# Boxing in a steel post



## beerdog (Mar 13, 2009)

What is the best approach to covering this post in wood? I am also planning on replacing the wrought iron rail with a wood railing. I posted on the DIY site but wanted to see anyone on this site had a different opinion.


----------



## scribbles (Mar 2, 2009)

Make a box, make it bout 1/4 bigger all the way around, squirt a bunch of panel adhesive in the void, and wait for it to dry.


----------



## beerdog (Mar 13, 2009)

would you make a mitered corner on each corner?


----------



## scribbles (Mar 2, 2009)

that is what i would do, just miter them on a table saw. If you dont have a table saw, a but joint would work, just not look as good.


----------



## creative novice (Jul 25, 2008)

*box in or replce it?*

why not replace it with a turned post? you might need to temporarily brace whatever it is supporting..........


----------



## BigJim (Sep 2, 2008)

As for the rail you could plow out a wooden rail and fit over the metal rail.


----------



## firehawkmph (Apr 26, 2008)

Beerdog,
You have a slight advantage over the typical round jackpost. I make them like scribbles, about a 1/8" bigger all the way around. I do a butt joint and fasten the first three sides with pocket screws. The last side I use biscuits. Then I route a roundover edge on all four edges and stop short on the top and the bottom to let me maintain a square edge there for base and crown mold. In your case with the railing going on after, I would push the post up against the side of the steel post where the railing attaches to take the slack out of the assembly once the other end of the railing is attached to the other post. Should be no chance of it working loose that way.
Mike Hawkins


----------



## clampman (Oct 20, 2006)

And after the railing is on, you can always drill a few holes through the wood and squirt some foam insulation in there with the little straw. That stuff will stick to ladyfish slime.


----------



## scribbles (Mar 2, 2009)

The foam will not hold up. Use construction adhesive / sub-floor adhesive. It does not mater if it sticks, it will be on all 4 sides, and act like a custom shim. Nice and hard. Just use it liberally slice the 3 sided case over it, and cap it off. If you want to miter the corners just cut them at 46' and use a biscuit jointer and band clamps. And do what firehawkmph recommended, leave enough flat top and bottom for trim.


----------



## clampman (Oct 20, 2006)

When you wrap the post, you want to make it loose because it is going to shrink and the steel post will not.

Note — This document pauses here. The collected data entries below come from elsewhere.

 __global__ __launch_bounds__(RAYS2) void point_order_kernel(const int* __restrict__ live_n, const float* __restrict__ live_z, const float* __restrict__ rays_nf,
                                                             long N, int S, int nb, int* __restrict__ pts, int* __restrict__ steps, int* __restrict__ offs) {
     __shared__ int wsum_s[2][RAYS2 / 64], kmin_s[RAYS2], cnt_s[RAYS2], start_s[RAYS2], stage_s[RAYS2];
     const int j = threadIdx.x, wave = j >> 6, lane = j & 63;
-    const long slot0 = (long)blockIdx.x * RAYS2;
-    int n = 0;
-    long ray = 0;
-    if (slot0 + j < N) {
-        const int e = live_n[slot0 + j];
-        n = e >> ORDER_SHIFT;
-        ray = slot0 / ORDER_RAYS * ORDER_RAYS + (e & (ORDER_RAYS - 1));
-    }
-    const float* lz = live_z + ray * S;
-    const float nr = rays_nf ? rays_nf[ray * 11 + 6] : 0.0f, fr = rays_nf ? rays_nf[ray * 11 + 7] : 0.0f;
-    auto band_of = [&](int k) -> int {
-        const float e = lz[k];
-        if (!rays_nf) {
-            const long long b = (long long)__float_as_int(e) * nb / S;
-            return b < 0 ? 0 : b < nb ? (int)b : nb - 1;
-        }
-        const float u = __fdiv_rn(__fmul_rn(__fsub_rn(e, nr), (float)nb), __fsub_rn(fr, nr));
-        return u >= 0.0f ? (u < (float)nb ? (int)u : nb - 1) : 0;
-    };
+    const SlotList sl = slot_list(live_n, live_z, rays_nf, N, S, (long)blockIdx.x * RAYS2 + j);
+    const int n = sl.n;
+    auto band_of = [&](int k) -> int { return point_band(sl.lz[k], rays_nf != nullptr, sl.nr, sl.fr, nb, S); };
     auto scan = [&](int c, int buf, int& total) -> int {
         int incl = c;
 #pragma unroll
@@ -242,9 +311,14 @@
     const int sorted = !env_starts("NVSR_COLOUR_GROUP_ORDER", '0');
     hipLaunchKernelGGL(group_order_kernel, dim3(1), dim3(SORT_TPB), 0, stream, group_trip, (int)G, S, sorted, group_slot);
 }
+bool point_order_sweeps(int S) { return S <= SWEEP_MAX_S && !env_starts("NVSR_POINT_ORDER_SWEEP", '0'); }
 void launch_point_order(const int* live_n, const float* live_z, const float* rays_nf, int64_t N, int S, int nb, int* pts, int* steps, int* offs, hipStream_t stream) {
     nb = nb < 1 || nb > S ? S : nb;
-    hipLaunchKernelGGL(point_order_kernel, dim3((unsigned)groups_of(N)), dim3(RAYS2), 0, stream, live_n, live_z, rays_nf, (long)N, S, nb, pts, steps, offs);
+    const dim3 grid((unsigned)groups_of(N)), block(RAYS2);
+    if (!point_order_sweeps(S)) hipLaunchKernelGGL(point_order_kernel, grid, block, 0, stream, live_n, live_z, rays_nf, (long)N, S, nb, pts, steps, offs);
+    else if (S <= 64) hipLaunchKernelGGL(point_sweep_kernel<64>, grid, block, 0, stream, live_n, live_z, rays_nf, (long)N, S, nb, pts, steps, offs);
+    else if (S <= 192) hipLaunchKernelGGL(point_sweep_kernel<192>, grid, block, 0, stream, live_n, live_z, rays_nf, (long)N, S, nb, pts, steps, offs);
+    else hipLaunchKernelGGL(point_sweep_kernel<SWEEP_MAX_S>, grid, block, 0, stream, live_n, live_z, rays_nf, (long)N, S, nb, pts, steps, offs);
 }
 }
 
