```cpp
template <typename T>
__device__ static inline T sload(const T* p) {
    static_assert(sizeof(T) % 4 == 0, "dword granularity");
    const __attribute__((address_space(4))) uint32_t* src =
        reinterpret_cast<const __attribute__((address_space(4))) uint32_t*>(reinterpret_cast<uintptr_t>(p));
    uint32_t w[sizeof(T) / 4];
#pragma unroll
    for (int q = 0; q < (int)(sizeof(T) / 4); q++) w[q] = src[q];
    T v;
    __builtin_memcpy(&v, w, sizeof v);
    return v;
// ... 37 lines not shown
        int sps[LEAN_EPL];
        if (P.one) {
            const uint32_t gslot = (uint32_t)it.slot_first + (uint32_t)e0;
            if (e0 + LEAN_EPL <= ne) {
                uint32_t pw_[LEAN_EPL];
                __builtin_memcpy(pw_, P.part + gslot, 4 * LEAN_EPL);
#pragma unroll
                for (int q = 0; q < LEAN_EPL; q++) { er[q] = make_uint2(gslot + (uint32_t)q, pw_[q] & 0xffffu); sps[q] = (int)(pw_[q] >> 16); }
            } else {
#pragma unroll
                for (int q = 0; q < LEAN_EPL; q++) {
                    const uint32_t w_ = e0 + q < ne ? P.part[gslot + q] : 0u;
                    er[q] = make_uint2(gslot + (uint32_t)q, w_ & 0xffffu); sps[q] = (int)(w_ >> 16);
                }
            }
        } else if (P.evrec32) {
            const uint32_t lbv = P.lbase[(size_t)it.slot_first * PART_MAX + lane];
            uint32_t ew[LEAN_EPL];
            uint16_t dw[LEAN_EPL];
            __builtin_memcpy(ew, P.evrec32 + gev, 4 * LEAN_EPL);
            if (P.dwell) __builtin_memcpy(dw, P.dwell + gev, 2 * LEAN_EPL);
            else {
#pragma unroll
                for (int q = 0; q < LEAN_EPL; q++) dw[q] = (uint16_t)P.const_sps;
            }
#pragma unroll
            for (int q = 0; q < LEAN_EPL; q++) {
                const bool v = e0 + q < ne;
                const uint32_t rank = v ? ew[q] >> EVR_REL_BITS : 0u;
                const uint32_t lb_p = (uint32_t)__builtin_amdgcn_ds_bpermute((int)((rank >> PART_SUB_BITS) << 2), (int)lbv);
                er[q] = make_uint2(v ? lb_p + (ew[q] & ((1u << EVR_REL_BITS) - 1u)) : 0u, rank);
                sps[q] = v ? (int)dw[q] : 0;
            }
        } else if (e0 + LEAN_EPL <= ne) {
            uint32_t ew[2 * LEAN_EPL];
            __builtin_memcpy(ew, P.evrec + gev, 8 * LEAN_EPL);
#pragma unroll
            for (int q = 0; q < LEAN_EPL; q++) er[q] = make_uint2(ew[2 * q], ew[2 * q + 1]);
            if (P.dwell) {
                uint16_t dw[LEAN_EPL];
                __builtin_memcpy(dw, P.dwell + gev, 2 * LEAN_EPL);
#pragma unroll
                for (int q = 0; q < LEAN_EPL; q++) sps[q] = (int)dw[q];
            } else {
#pragma unroll
                for (int q = 0; q < LEAN_EPL; q++) sps[q] = P.const_sps;
// ... 149 lines not shown
    for (int wi = blockIdx.x * 4 + wid; wi < n_work; wi += gridDim.x * 4) {
        const int g = GENERIC && P.slow_tiles ? P.slow_tiles[wi] : wi;
        const int r = P.tile_read[g];
        const ReadDesc rd = P.reads[r];
        const int ne = rd.ne0 + rd.ne1;
        const int e = (g - rd.tile_off) * 64 + lane;
        const bool valid = e < ne;
        const long long ev_first = rd.ev_off + (long long)(g - rd.tile_off) * 64;
        uint2 er = make_uint2(0u, 0u);
        int sps = 0;
        if (valid) {
            if (P.one) {
                const uint32_t sl = (uint32_t)rd.slot0 + (uint32_t)e, w_ = P.part[sl];
                er = make_uint2(sl, w_ & 0xffffu);
                sps = (int)(w_ >> 16);
            } else if (P.evrec32) {
                const uint32_t w_ = P.evrec32[rd.ev_off + e], rank = w_ >> EVR_REL_BITS;
                er = make_uint2(P.lbase[(size_t)(rd.slot0 >= 0 ? rd.slot0 : P.tile_link[g]) * PART_MAX + (rank >> PART_SUB_BITS)] + (w_ & ((1u << EVR_REL_BITS) - 1u)), rank);
                sps = P.dwell ? (int)P.dwell[rd.ev_off + e] : P.const_sps;
            } else {
                er = P.evrec[rd.ev_off + e];
                sps = P.dwell ? (int)P.dwell[rd.ev_off + e] : P.const_sps;
            }
            if (P.part_state) er.x = P.part_state[er.x];
        }
        const float2 md = valid ? P.model[er.y] : make_float2(0.f, 0.f);
        const int incl = wave_incl_scan(sps, lane);
        const int wave_total = __shfl(incl, 63);
        const int so = incl - sps;
        const long long sig_base = P.sig_off[r];
        if (P.sig_off[r + 1] - sig_base >= 4294967295LL) continue;
        const uint32_t read_len = (uint32_t)(P.sig_off[r + 1] - sig_base);
        const long long n1 = (long long)P.seglen[2 * r];
// ... 183 lines not shown
```

Measured before the change: 576.2 billion.

## Store 16-bit event slot offsets and recompute k-mer ranks from packed base codes

The per-event record for the partitioned path shrinks from 32 bits (rank plus relative slot) to 16 bits (relative slot only). The k-mer rank is instead recomputed in the sample kernels from a new per-read packed 2-bit base code buffer, which the count pass writes out. This cuts event-record write and read traffic but adds a codes buffer, extra code writes in the count kernel, a larger halo, and rank recomputation with stall handling in the sample kernels. It also assumes relative slots fit in 16 bits.

```diff
diff --git a/squigulator_amd/csrc/h_common.h b/squigulator_amd/csrc/h_common.h
--- a/squigulator_amd/csrc/h_common.h
+++ b/squigulator_amd/csrc/h_common.h
@@ -107,6 +107,7 @@
     struct CountSet {
         uint16_t* d_dwell = nullptr; size_t dwell_cap = 0;
         uint32_t* d_tile_so = nullptr; size_t tile_cap = 0;
+        uint32_t* d_codes = nullptr; size_t codes_cap = 0;
         unsigned long long* d_seglen = nullptr; size_t seglen_cap = 0;
         size_t seglen_dirty = 0;
         unsigned long long gen = 0;
diff --git a/squigulator_amd/csrc/h_context.h b/squigulator_amd/csrc/h_context.h
--- a/squigulator_amd/csrc/h_context.h
+++ b/squigulator_amd/csrc/h_context.h
@@ -38,7 +38,7 @@
     delete ctx->draw_ahead; ctx->draw_ahead = nullptr;
     (void)hipFree(ctx->d_pcnt[0]); (void)hipFree(ctx->d_pcnt[1]); (void)hipFree(ctx->d_slice); (void)hipFree(ctx->d_phist);
     (void)hipFree(ctx->d_rows); (void)hipFree(ctx->d_link_rows); (void)hipFree(ctx->d_scan_part); (void)hipFree(ctx->d_xcounts); (void)hipFree(ctx->d_model); (void)hipFree(ctx->d_samp_scratch); (void)hipFree(ctx->d_pow); (void)hipFree(ctx->d_err); (void)hipFree(ctx->d_mid_done); if (ctx->h_samp) (void)hipHostFree(ctx->h_samp);
-    for (auto& Q : ctx->cset) { (void)hipFree(Q.d_dwell); (void)hipFree(Q.d_tile_so); (void)hipFree(Q.d_seglen); }
+    for (auto& Q : ctx->cset) { (void)hipFree(Q.d_dwell); (void)hipFree(Q.d_tile_so); (void)hipFree(Q.d_seglen); (void)hipFree(Q.d_codes); }
     for (auto& S : ctx->slot) {
         (void)hipFree(S.d_sig); (void)hipFree(S.d_sigoff);
         (void)hipFree(S.d_fix); (void)hipFree(S.d_fix_count); (void)hipFree(S.d_fix_sh); (void)hipFree(S.d_fix_sh_count);
diff --git a/squigulator_amd/csrc/h_results.h b/squigulator_amd/csrc/h_results.h
--- a/squigulator_amd/csrc/h_results.h
+++ b/squigulator_amd/csrc/h_results.h
@@ -85,6 +85,19 @@
     for (size_t i = 0; i < tmp.size(); i++) dst[i] = tmp[i];
     return SQG_OK;
 }
+
+#if defined(SQG_DEV)
+extern "C" int sqg_dev_fetch_codes(sqg_ctx_t* c, sqg_batch_t* b, uint32_t* dst, int64_t* first_word) {
+    if (!c || !b || !b->ran || !dst || !first_word) return SQG_EINVAL;
+    if (!(b->part && b->pieces && !b->one)) return SQG_EINVAL;
+    if (!cset_is_mine(c, b)) return SQG_ESEQUENCE;
+    HIPCHK(c, hipSetDevice(c->cfg.device));
+    HIPCHK(c, hipEventSynchronize(b->ev[4]));
+    for (int i = 0; i < b->n; i++) first_word[i] = (int64_t)(b->h_base_off[(size_t)i] >> 4) + i;
+    HIPCHK(c, hipMemcpy(dst, c->cset[b->cset].d_codes, (((size_t)b->n_bases >> 4) + (size_t)b->n) * sizeof(uint32_t), hipMemcpyDeviceToHost));
+    return SQG_OK;
+}
+#endif
 
 extern "C" int sqg_get_timing(sqg_ctx_t* c, sqg_timing_t* t) {
     if (!c || !t) return SQG_EINVAL;
diff --git a/squigulator_amd/csrc/h_run.h b/squigulator_amd/csrc/h_run.h
--- a/squigulator_amd/csrc/h_run.h
+++ b/squigulator_amd/csrc/h_run.h
@@ -3,6 +3,7 @@
 static void count_params(sqg_ctx* c, const sqg_batch* b, sqg_ctx::CountSet& Q, const int n_part, uint32_t* d_pcnt, SigParams& P) {
     const sqg_profile_t& p = c->cfg.profile;
     P.reads = b->d_reads; P.chain_off = b->d_chain_off; P.chain_reads = b->d_chain_reads; P.chain_order = b->d_chain_order; P.bases = b->d_bases;
+    P.codes = Q.d_codes;
     P.dwell = c->use_dwell_stream ? Q.d_dwell : nullptr; P.dwell_out = Q.d_dwell; P.seglen_out = Q.d_seglen; P.seglen = Q.d_seglen; P.tile_so = Q.d_tile_so;
     P.dmean = p.dwell_mean; P.dstd = p.dwell_std; P.pw = c->d_pow; P.err = b->d_err; P.delta_x = c->delta_x;
     P.k = c->k; P.num_kmer = c->num_kmer; P.const_sps = (int)p.dwell_mean;
@@ -141,7 +142,7 @@
     P.use_streams = c->use_kmer_streams ? 1 : 0;
     P.rna = (c->cfg.flags & SQG_RNA) ? 1 : 0;
     P.evrec = S.d_evrec;
-    if (b->part && b->pieces && !b->one) { P.evrec32 = reinterpret_cast<uint32_t*>(S.d_evrec); P.lbase = S.d_lbase; P.tile_link = S.d_tile_link; }
+    if (b->part && b->pieces && !b->one) { P.evrec16 = reinterpret_cast<uint16_t*>(S.d_evrec); P.lbase = S.d_lbase; P.tile_link = S.d_tile_link; }
     P.tile_read = b->d_tile_read; P.stile_read = b->d_stile_read;
     const bool rna_prefix = (c->cfg.flags & SQG_RNA) && (c->cfg.flags & SQG_PREFIX);
     P.shift_len = rna_prefix ? (int)strlen(kAdaptorRna) * (int)p.dwell_mean : 0;
@@ -196,7 +197,7 @@
 static int place_calibrate(Run& R) {
     sqg_ctx* c = R.c; sqg_batch* b = R.b; sqg_ctx::Slot& S = *R.S;
     static const bool off = SQG_DEV_ENV("SQG_NO_PLACE") != nullptr;
-    if (off || c->cal_runs_left <= 0 || !R.wave_links || !R.P.evrec32 || b->n_events < (1ll << 24)) return SQG_OK;
+    if (off || c->cal_runs_left <= 0 || !R.wave_links || !R.P.evrec16 || b->n_events < (1ll << 24)) return SQG_OK;
     if (!S.cal_a) { HIPCHK(c, hipEventCreate(&S.cal_a)); HIPCHK(c, hipEventCreate(&S.cal_b)); }
     if (S.cal_pending) {
         float ms = 0.f;
@@ -210,7 +211,7 @@
                 HIPCHK(c, hipEventSynchronize(S.done));
                 HIPCHK(c, hipFree(S.d_evrec));
                 S.d_evrec = S.cal_prev; ps = S.cal_prev_ps; what = ": slower than the allocation before it, which is taken back";
-                R.P.evrec = S.d_evrec; R.P.evrec32 = reinterpret_cast<uint32_t*>(S.d_evrec);
+                R.P.evrec = S.d_evrec; R.P.evrec16 = reinterpret_cast<uint16_t*>(S.d_evrec);
             } else { HIPCHK(c, hipFree(S.cal_prev)); what = ": kept"; }
             S.cal_prev = nullptr;
         }
@@ -221,7 +222,7 @@
             if (hipMalloc(&fresh, S.evrec_cap * sizeof(uint2)) == hipSuccess) {
                 S.cal_prev = S.d_evrec; S.cal_prev_ps = S.cal_ps;
                 S.d_evrec = fresh; S.cal_tries++;
-                R.P.evrec = S.d_evrec; R.P.evrec32 = reinterpret_cast<uint32_t*>(S.d_evrec);
+                R.P.evrec = S.d_evrec; R.P.evrec16 = reinterpret_cast<uint16_t*>(S.d_evrec);
             } else (void)hipGetLastError();
         }
     }
diff --git a/squigulator_amd/csrc/h_stage.h b/squigulator_amd/csrc/h_stage.h
--- a/squigulator_amd/csrc/h_stage.h
+++ b/squigulator_amd/csrc/h_stage.h
@@ -38,6 +38,8 @@
     }
     if ((rc2 = ensure(c, (void**)&Q.d_dwell, &Q.dwell_cap, (size_t)b->n_events + 1024, sizeof(uint16_t)))) return rc2;
     if ((rc2 = ensure(c, (void**)&Q.d_tile_so, &Q.tile_cap, (size_t)b->n_tiles + 64, sizeof(uint32_t)))) return rc2;
+    if (b->part && b->pieces && !b->one &&
+        (rc2 = ensure(c, (void**)&Q.d_codes, &Q.codes_cap, ((size_t)b->n_bases >> 4) + (size_t)b->n + CODE_SLACK, sizeof(uint32_t)))) return rc2;
     return SQG_OK;
 }
 static int grow_slot(sqg_ctx* c, sqg_ctx::Slot& Z, const sqg_batch* b, bool with_output) {
diff --git a/squigulator_amd/csrc/k_common.h b/squigulator_amd/csrc/k_common.h
--- a/squigulator_amd/csrc/k_common.h
+++ b/squigulator_amd/csrc/k_common.h
@@ -127,6 +127,12 @@
     int slot0;
 };
 
+__host__ __device__ static inline size_t code_origin(const ReadDesc& rd, const int r) { return (size_t)(rd.base_off >> 4) + (size_t)r; }
+#define CODE_SLACK 64
+__device__ static inline uint32_t code_rank(const uint32_t hi, const uint32_t lo, const int at, const int k, const uint32_t kmask) {
+    return (uint32_t)(((unsigned long long)hi << 32 | lo) >> (64 - 2 * at - 2 * k)) & kmask;
+}
+
 struct FixEntry {
     long long at;
     long long ev;
@@ -147,7 +153,10 @@
     int read;
     int shift_lo, shift_hi;
     int slot_first;
-};
+    uint32_t code_off;
+    int stall;
+};
+#define ITEM_NO_STALL (4095 << 4)
 
 struct SigParams {
     const ReadDesc* reads;
@@ -155,6 +164,7 @@
     const int* chain_reads;
     const int* chain_order;
     const uint8_t* bases;
+    uint32_t* codes;
     const uint16_t* dwell;
     uint16_t* dwell_out;
     unsigned long long* seglen_out;
@@ -179,7 +189,7 @@
     unsigned int* host_res;
     int fix_tag;
     uint2* evrec;
-    uint32_t* evrec32;
+    uint16_t* evrec16;
     uint32_t* lbase;
     int* tile_link;
     uint32_t* tile_so;
diff --git a/squigulator_amd/csrc/k_part_events.h b/squigulator_amd/csrc/k_part_events.h
--- a/squigulator_amd/csrc/k_part_events.h
+++ b/squigulator_amd/csrc/k_part_events.h
@@ -9,8 +9,9 @@
 #define PEV_COUNT_OCC 1
 #endif
 #define PEV_WAVES_SCATTER 2
-#define PEV_HALO 24
+#define PEV_HALO 40
 #define PEV_WORDS ((PEV_SEG + PEV_HALO) / 16 + 2)
+#define PEV_CODE_WORDS 34
 
 #define PEV_RING 32
 #define PEV_LINE 16
@@ -103,6 +104,7 @@
         const int ne = pc.z;
         const bool whole = e_lo == 0 && ne == rd.ne0 + rd.ne1;
         const uint8_t* rbases = P.bases + rd.base_off;
+        uint32_t* const rcodes = P.codes + code_origin(rd, r);
         const int shift1 = rd.len0 - rd.ne0;
         unsigned long long done = 0;
         long long n1 = -1;
@@ -113,11 +115,15 @@
             return v;
         };
         unsigned long long b_cur = 0, b_halo = 0;
+        uint32_t w_cur = 0;
         uint16_t d_cur[PEV_EPL];
         auto fetch = [&](const int s) {
-            const int bs = s + (s >= rd.ne0 ? shift1 : 0);
-            b_cur = load8(bs + 8 * lane);
-            if (lane < PEV_HALO / 8) b_halo = load8(bs + PEV_SEG + 8 * lane);
+            const int bs = (s + (s >= rd.ne0 ? shift1 : 0)) & ~15;
+            if (SCATTER) { if (lane < PEV_WORDS) w_cur = rcodes[(bs >> 4) + lane]; }
+            else {
+                b_cur = load8(bs + 8 * lane);
+                if (lane < PEV_HALO / 8) b_halo = load8(bs + PEV_SEG + 8 * lane);
+            }
             if (DW == 0 && P.dwell) {
 #pragma unroll
                 for (int q = 0; q < PEV_EPL; q++) d_cur[q] = P.dwell[rd.ev_off + s + 64 * q + lane];
@@ -132,7 +138,9 @@
             constexpr bool FULL = decltype(full_tag)::value;
             const int n_seg = FULL ? PEV_SEG : ne - s0;
             const bool second = s0 >= rd.ne0;
-            {
+            const int bs0 = s0 + (second ? shift1 : 0), b_at = bs0 & 15;
+            if (SCATTER) { if (lane < PEV_WORDS) W.codes[lane] = w_cur; }
+            else {
                 auto pack8 = [&](const unsigned long long v) -> uint32_t {
                     uint32_t h = 0;
 #pragma unroll
@@ -148,22 +156,27 @@
             if (s0 + PEV_SEG < ne) fetch(s0 + PEV_SEG);
             __builtin_amdgcn_wave_barrier();
             asm volatile("" ::: "memory");
+            if (MODE == PEV_COUNT) {
+                const int w0 = bs0 >> 4, n_read = rd.ne0 + rd.ne1;
+                const int i_lo = (s0 > 0 && b_at) ? 1 : 0;
+                const int nxt = s0 + PEV_SEG;
+                const int i_hi = min(nxt < n_read ? ((nxt + (nxt >= rd.ne0 ? shift1 : 0) + 15) >> 4) - w0 : ((rd.len0 + rd.len1 + 15) >> 4) - w0, PEV_CODE_WORDS);
+                if (lane >= i_lo && lane < i_hi) rcodes[w0 + lane] = W.codes[lane];
+            }
             uint32_t rank[PEV_EPL];
-            const bool straddle = SCATTER || (rd.ne1 > 0 && s0 < rd.ne0 && s0 + PEV_SEG > rd.ne0);
+            const bool straddle = SCATTER || b_at != 0 || (rd.ne1 > 0 && s0 < rd.ne0 && s0 + PEV_SEG > rd.ne0);
             if (!straddle) {
 #pragma unroll
                 for (int q = 0; q < PEV_EPL; q++) {
                     const int cb = 64 * q + lane;
-                    const uint32_t hi = W.codes[cb >> 4], lo = W.codes[(cb >> 4) + 1];
-                    rank[q] = (uint32_t)(((unsigned long long)hi << 32 | lo) >> (64 - 2 * (cb & 15) - 2 * k)) & kmask;
+                    rank[q] = code_rank(W.codes[cb >> 4], W.codes[(cb >> 4) + 1], cb & 15, k, kmask);
                 }
             } else {
 #pragma unroll
                 for (int q = 0; q < PEV_EPL; q++) {
                     const int j = 64 * q + lane;
-                    const int cb = j + ((!second && s0 + j >= rd.ne0) ? shift1 : 0);
-                    const uint32_t hi = W.codes[cb >> 4], lo = W.codes[(cb >> 4) + 1];
-                    rank[q] = (uint32_t)(((unsigned long long)hi << 32 | lo) >> (64 - 2 * (cb & 15) - 2 * k)) & kmask;
+                    const int cb = b_at + j + ((!second && s0 + j >= rd.ne0) ? shift1 : 0);
+                    rank[q] = code_rank(W.codes[cb >> 4], W.codes[(cb >> 4) + 1], cb & 15, k, kmask);
                 }
             }
             uint32_t c_blk[PEV_EPL / 4];
@@ -244,7 +257,7 @@
 #pragma unroll
                 for (int q = 0; q < PEV_EPL; q++) {
                     if (PEV_IN(64 * q + lane))
-                        __builtin_nontemporal_store((rank[q] << EVR_REL_BITS) | (slot[q] - W.wbase[rank[q] >> PART_SUB_BITS]), P.evrec32 + rd.ev_off + s0 + 64 * q + lane);
+                        __builtin_nontemporal_store((uint16_t)(slot[q] - W.wbase[rank[q] >> PART_SUB_BITS]), P.evrec16 + rd.ev_off + s0 + 64 * q + lane);
                 }
                 if (lane < PEV_EPL && s0 + 64 * lane < ne) P.tile_link[rd.tile_off + (s0 >> 6) + lane] = chain;
                 if (__builtin_amdgcn_ballot_w64(end - flu > (uint32_t)PEV_RING) == 0ull) {
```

If you use construction adhesive, I would NOT apply it liberally. You will be better off laying thick beads centered on each side of the post and run vertically to insure that the wood will/can shrink equally from each side of center and not blow out your mitered corners. 

Cheers,
Jim


----------



## beerdog (Mar 13, 2009)

Finally getting arround to taking pictures. I ended up using 1/2 birch all arround the pole with but joints. Used CA to attach it to the pole and trim nails to close the ends. HAd to make my own trim for the top. HAs a few mistakes but only I notice. Pretty satisfied considering it is my first wood project.


----------



## beerdog (Mar 13, 2009)

might as well post pics of the rest of the project. The satisfying part was I took my time with every cut and they all fit perfect.


----------



## woodnthings (Jan 24, 2009)

*First wood project?*

Beerdog, if this project is an indication of your woodworking skills you are a genius! Great job, you should be proud. :thumbsup: How did you make the railing? :blink: bill


----------



## beerdog (Mar 13, 2009)

I just used off the shelf parts. Then followed the traditional methods in the LJ Smith manual and a few books from the library. To ensure precision cuts I made some jigs for cutting the curved parts and drilling the mating holes for the pin top ballusters. I enjoyed doing it and learned allot. I would admit that this was a bit much to chew off for a biginner. I could easily see someone hacking this up. I was actually at a house for sale in my neighborhood recently where they did the same thing and it looked real sloppy. I did not realize how much of a difference getting a precision fit makes untill I saw theirs. 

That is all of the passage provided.